Ego and insecurities
“I’m very insecure, but I also have a massive ego. Balancing the two made me able to write songs that are cocky but also unapologetically honest and vulnerable. ‘City of Angels’ is about moving to California and wanting to be the biggest f**king rock star in the world, getting pulled into the scene and doing blow and getting caught up in what everyone else thinks of me. I lost myself.”

Good people
“The company you keep is so important in life. Living in LA, it’s so easy to get caught up with people who don’t really give a f**k about you. The minute you’re not the cool, new thing that’s popping, they’ll drop you like a sack of potatoes.

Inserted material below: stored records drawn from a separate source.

# itailang/SampleNet

Hardware: NVIDIA H100
Metric: point-clouds/sec SampleNet fwd+Chamfer (B=32, N=1024->64) (higher is better)
Workload: dtype f32

## Files before the change

### samplenet_b200/csrc/conv_stack.cu

```cuda
#include "encoder_internal.cuh"
#include <cooperative_groups.h>
#include <string.h>

namespace snb {

constexpr int kCsMaxLayers = SNB200_MAX_CONV_LAYERS;
constexpr int kCsMaxSlicesPerCta = 32;
constexpr int kCsThreads = 512;
constexpr int kCsMaxPts = 128;
constexpr int kCsMinPts = 64;
constexpr int kCsNPT = kCsMaxPts / 4;
constexpr int kCsChunks = 4;
constexpr int kCsMaxSeg = 8;
constexpr int kCsLoPlane = kCsMaxPts * 128;
constexpr uint32_t kCsSlotBytes = 2u * kCsLoPlane;
constexpr int kCsWLd = 132;
constexpr uint32_t kCsWOff = kCsChunks * kCsSlotBytes;
constexpr uint32_t kCsAccOff = 2 * kCsSlotBytes;
constexpr size_t kCsSmemBytes = (size_t)kCsWOff + 128 * kCsWLd * sizeof(float) + 1024;

struct CsLayer {
    int c_in, c_out;
    const float *weight, *bias;
    const float *gamma, *beta, *run_mean, *run_var;
    float eps;
    int has_bn, relu;
    double *stats;
    float *zsave;
};

struct CsParams {
    const float *x; int layout;
    int b, n;
    long long total;
    int ppc, npt;
    int slots_per_cloud;
    int num_layers;
    CsLayer L[kCsMaxLayers];
    int training;
    double *mom;
    unsigned *barrier;
    float *tile_max, *tile_min;
    int fuse_head;
    HeadParams H;
    int self_clean;
    char *clean_ptr;
    unsigned clean_bytes;
    int slices_per_cta, num_slices;
    float *act[2];
    int act_ld;
    int head_rows;
};

__device__ __forceinline__ void cs_grid_arrive(unsigned *counter)
{
    asm volatile("red.release.gpu.global.add.u32 [%0], 1;" ::"l"(counter) : "memory");
}
__device__ __forceinline__ void cs_grid_wait(unsigned *counter, unsigned target)
{
    unsigned v, spin = 0;
    do {
        asm volatile("ld.acquire.gpu.global.u32 %0, [%1];" : "=r"(v) : "l"(counter) : "memory");
        if (++spin > (1u << 26)) __trap();
    } while (v < target);
}
__device__ __forceinline__ void cs_grid_barrier(unsigned *counter, unsigned target)
{
    __syncthreads();
    if (threadIdx.x == 0) {
        __threadfence();
        atomicAdd(counter, 1u);
        unsigned v, spin = 0;
        do {
            asm volatile("ld.acquire.gpu.global.u32 %0, [%1];" : "=r"(v) : "l"(counter) : "memory");
            if (++spin > (1u << 26)) __trap();
        } while (v < target);
    }
    __syncthreads();
}

__device__ __forceinline__ void cs_xchg_store(float *p, float v)
{
    unsigned u = __float_as_uint(v);
    if (u == 0u) u = 0x80000000u;
    asm volatile("st.volatile.global.u32 [%0], %1;" ::"l"(p), "r"(u) : "memory");
}
__device__ __forceinline__ unsigned cs_xchg_load1(const float *p)
{
    unsigned v;
    asm volatile("ld.volatile.global.u32 %0, [%1];" : "=r"(v) : "l"(p) : "memory");
    return v;
}
__device__ __forceinline__ uint4 cs_xchg_load4(const float *p)
{
    uint4 v;
    asm volatile("ld.volatile.global.v4.u32 {%0, %1, %2, %3}, [%4];" : "=r"(v.x), "=r"(v.y), "=r"(v.z), "=r"(v.w) : "l"(p) : "memory");
    return v;
}
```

I think keeping good people around me was why I was able to look at myself. The support of family and friends, the people that are my crew, my tribe, the real people who stick by me, through it all. They care about my health and happiness more than they care about making money off me or the music I’m making.”

Haters
“My journey so far is why this album came about. All the struggles, the hurdles I’ve had to jump through in this industry, lit a fire in me and made me hungry. I wouldn’t have been able to make this album without the haters and all the people who said no along the way.”